◆ **About this task**
Which lines of the data contain the string "best"? Copy every one of them.

◆ **Exercise material**
-.-.-
template <int KA, int T, bool BIGV, bool KEYS, bool BIGP>
__device__ __forceinline__ void mh_search_slices_lds(const MhViews &vw, const float *__restrict__ offs, int S,
                                                     int n, int N, int P1, float thr,
                                                     const float4 *__restrict__ taps, const uint8_t *__restrict__ vcnt,
                                                     int nact, int tid, float *s_loss, uint8_t *s_pos, float4 *s_taps,
                                                     const float4 *s_rank, int c_first, int pre_first) {
    constexpr int KN = KA > 0 ? KA : 1;
    constexpr int KM = KA;
    const int V = vw.V;
    const float Hf = (float)vw.H, Wf = (float)vw.W;
    float X0[KN], X1[KN], X2[KN];
    MhCascS<BIGV> num[KN], den[KN];
    int cnt[KN];
    if constexpr (KA > 0) {
        const unsigned inv = (1u << 20) / (unsigned)S + 1u;
#pragma unroll
        for (int j = 0; j < KA; ++j) {
            int it = j * T + tid;
            it = it < nact ? it : 0;
            const int r = (int)(((unsigned)it * inv) >> 20), s = it - r * S;
            mh_sample_item(s_rank + 4 * r, offs[s], X0[j], X1[j], X2[j]);
            num[j] = den[j] = MhCascS<BIGV>{};
            cnt[j] = 0;
        }
    }
    int nf = 16;
    auto flush_upto = [&](int v) {
        while (nf <= v) {
#pragma unroll
            for (int j = 0; j < KN; ++j) {
                num[j].flush(nf);
                den[j].flush(nf);
            }
            nf += 16;
        }
    };
    auto one_view = [&](int v, const float4 *rec, int ntap) {
        const float *__restrict__ cam = vw.cams + v * MH_CAM_STRIDE;
        const float4 hdr = rec[0];
        const float4 t0 = rec[1];
        float DX[KN], DY[KN], ML[KN], BC[KN];
#pragma unroll
        for (int jp = 0; jp < KA / 2; ++jp) {
            mh_v2f row, col, dx, dy;
            mh_pixel_of_fast2(cam, mh_v2f{X0[2 * jp], X0[2 * jp + 1]}, mh_v2f{X1[2 * jp], X1[2 * jp + 1]},
                              mh_v2f{X2[2 * jp], X2[2 * jp + 1]}, Hf, Wf, row, col);
            mh_unit2_fast2(row - mh_splat(hdr.z), col - mh_splat(hdr.w), dx, dy);
            DX[2 * jp] = dx.x;
            DX[2 * jp + 1] = dx.y;
            DY[2 * jp] = dy.x;
            DY[2 * jp + 1] = dy.y;
        }
        if constexpr (KA & 1) {
            mh_v2f row, col, dx, dy;
            mh_pixel_of_fast2(cam, mh_splat(X0[KA - 1]), mh_splat(X1[KA - 1]), mh_splat(X2[KA - 1]), Hf, Wf, row, col);
            mh_unit2_fast2(row - mh_splat(hdr.z), col - mh_splat(hdr.w), dx, dy);
            DX[KA - 1] = dx.x;
            DY[KA - 1] = dy.x;
        }
        constexpr int GRP = MH_S3_GRP;
        auto select_body = [&]() {
#pragma unroll
            for (int j = 0; j < KA; ++j) {
                ML[j] = mh_one_minus_abs(mh_vadd(mh_vmul(t0.x, DX[j]), mh_vmul(t0.y, DY[j])));
                BC[j] = t0.z;
            }
            auto process = [&](const float4 (&g)[GRP], int t) {
#pragma unroll
                for (int u = 0; u < GRP; ++u) {
                    if (t + u < ntap) {
                        const float4 tp = g[u];
                        float l[KN];
#pragma unroll
                        for (int j = 0; j < KA; ++j)
                            l[j] = mh_one_minus_abs(mh_vadd(mh_vmul(tp.x, DX[j]), mh_vmul(tp.y, DY[j])));
                        mh_tap_update<KN>(ML, BC, l, tp.z);
                    }
                }
            };
            float4 ga[GRP], gb[GRP];
#pragma unroll
            for (int u = 0; u < GRP; ++u) ga[u] = rec[2 + u];
            for (int t = 1; t < ntap;) {
#pragma unroll
                for (int u = 0; u < GRP; ++u) gb[u] = rec[1 + t + GRP + u];
                process(ga, t);
                t += GRP;
                if (t >= ntap) break;
#pragma unroll
                for (int u = 0; u < GRP; ++u) ga[u] = rec[1 + t + GRP + u];
                process(gb, t);
                t += GRP;
            }
        };
        __builtin_amdgcn_s_setprio(0);
        if constexpr (!KEYS) {
            select_body();
        } else {
            bool again = (ntap <= MH_KEY_MIN_TAPS) || !(t0.x == t0.x && t0.y == t0.y);
            MH_KEY_COUNT(0);
            if (again) MH_KEY_COUNT(1);
            if (!again) {
                const int ntp = mh_key_walked<BIGP>(ntap);
                unsigned ke[KN], ko[KN];
                const unsigned rec1 = (unsigned)(size_t)(const __attribute__((address_space(3))) float4 *)(rec + 1);
                auto process = [&](const float2 (&g)[GRP], int t) {
                    const int ib = (t & 63) >> 1;
                    static_assert(MH_KEY_PAD == 4 && GRP == 4, "the key block takes four taps");
                    if constexpr (KM > 0) mh_key_block4<KM, KN>(ke, ko, g, DX, DY, ib);
                };
                auto group = [&](int ta, int tb) {
                    const float2 *__restrict__ t2 = reinterpret_cast<const float2 *>(rec + 1);
                    float2 ga[GRP], gb[GRP];
#pragma unroll
                    for (int u = 0; u < GRP; ++u) ga[u] = t2[2 * (ta + u)];
                    if constexpr (BIGP || KM == 0) {
#pragma unroll
                        for (int j = 0; j < KN; ++j) ke[j] = ko[j] = 0xFFFFFFFFu;
                    } else {
                        const int is = ntap - 1;
                        const float2 ts = t2[2 * is];
                        const bool even = (is & 1) == 0;
#pragma unroll
                        for (int j = 0; j < KM; ++j) {
                            const unsigned k = mh_tap_key(mh_vadd(mh_vmul(ts.x, DX[j]), mh_vmul(ts.y, DY[j])), is >> 1);
                            ke[j] = even ? k : 0xFFFFFFFFu;
                            ko[j] = even ? 0xFFFFFFFFu : k;
                        }
                    }
                    for (int t = ta; t < tb;) {
#pragma unroll
                        for (int u = 0; u < GRP; ++u) gb[u] = t2[2 * (t + GRP + u)];
                        process(ga, t);
                        t += GRP;
                        if (t >= tb) break;
#pragma unroll
                        for (int u = 0; u < GRP; ++u) ga[u] = t2[2 * (t + GRP + u)];
                        process(gb, t);
                        t += GRP;
                    }
                };
                unsigned best[KN], badr[KN];
                auto winner = [&](int ta, bool first) {
#pragma unroll
                    for (int j = 0; j < KM; ++j) {
                        const bool odd = ko[j] < ke[j];
                        const unsigned kb = odd ? ko[j] : ke[j];
                        const unsigned ad = rec1 + 16u * (unsigned)ta + ((kb & 31u) << 5) + (odd ? 16u : 0u);
                        const bool take = first || kb < (best[j] & ~31u);
                        best[j] = take ? kb : best[j];
                        badr[j] = take ? ad : badr[j];
                    }
                };
                if constexpr (!BIGP) {
                    group(0, ntp);
                    winner(0, true);
                } else {
                    group(0, ntp < 64 ? ntp : 64);
                    winner(0, true);
                    for (int ta = 64; ta < ntp; ta += 64) {
                        group(ta, ntp < ta + 64 ? ntp : ta + 64);
                        winner(ta, false);
                    }
                }
                unsigned worst = best[0];
#pragma unroll
                for (int j = 1; j < KM; ++j) worst = max(worst, best[j]);
                const bool bad = worst >= MH_KEY_BAD;
#pragma unroll
                for (int j = 0; j < KM; ++j) {
                    BC[j] = *reinterpret_cast<const __attribute__((address_space(3))) float *>((size_t)(badr[j] + 8u));
                    ML[j] = __uint_as_float(__builtin_amdgcn_alignbit(7u, best[j], 5u)) - MH_KEY_E;
                }
                again = __ballot(bad) != 0ull;
                if (again) MH_KEY_COUNT_ALWAYS(2);
            }
            if (again) select_body();
        }
        __builtin_amdgcn_s_setprio(1);
#pragma unroll
        for (int j = 0; j < KA; ++j) {
            const float w = BC[j];
            num[j].a0 = num[j].a0 + ML[j] * w;
            den[j].a0 = den[j].a0 + w;
            cnt[j] += (w > 0.0f) ? 1 : 0;
        }
    };
    const int lane = tid & 63, wave = __builtin_amdgcn_readfirstlane(tid >> 6);
    for (int vb = 0; vb < V; vb += 64) {
        const int vv = vb + lane;
        const int c = vb == 0 ? c_first : ((vv < V) ? (int)vcnt[(size_t)vv * N + n] : 0);
        const int len = mh_list_records<KEYS, BIGP>(c);
        const int pre = vb == 0 ? pre_first : mh_wave_prefix_sum(len);
        bool staged = vb == 0;
        unsigned long long todo = __ballot(c != 0);
        int base = 0;
        while (todo) {
            const unsigned long long take = todo & __ballot(pre - base <= MH_S3_CAP);
            if (!staged) {
                mh_stage_batch<T, KEYS>(taps, s_taps, vb, n, N, P1, c, len, pre, base, take, lane, wave);
                __syncthreads();
            }
            staged = false;
            if constexpr (KA > 0) {
                unsigned long long m = take;
                while (m) {
                    const int b = (int)__builtin_ctzll(m);
                    m &= m - 1;
                    flush_upto(vb + b);
                    const int L = __builtin_amdgcn_readlane(len, b);
                    const int off = __builtin_amdgcn_readlane(pre, b) - L - base;
                    one_view(vb + b, s_taps + off, KEYS ? __builtin_amdgcn_readlane(c, b) : L - 1);
                }
            }
            __syncthreads();
            base = __builtin_amdgcn_readlane(pre, 63 - (int)__builtin_clzll(take));
            todo &= ~take;
        }
    }
    if constexpr (KA > 0) {
        flush_upto(V - 1);
#pragma unroll
        for (int j = 0; j < KA; ++j) {
            const int it = j * T + tid;
            if (it < nact) {
                const float dn = den[j].done();
                const float nm = num[j].done();
                const float ratio = dn / (float)cnt[j];
                s_pos[it] = (ratio > thr) ? 1 : 0;
                s_loss[it] = nm / dn;
            }
        }
    }
}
-.-.-
◆ **Task answer**
                unsigned best[KN], badr[KN];
                        const bool take = first || kb < (best[j] & ~31u);
                        best[j] = take ? kb : best[j];
                unsigned worst = best[0];
                for (int j = 1; j < KM; ++j) worst = max(worst, best[j]);
                    ML[j] = __uint_as_float(__builtin_amdgcn_alignbit(7u, best[j], 5u)) - MH_KEY_E;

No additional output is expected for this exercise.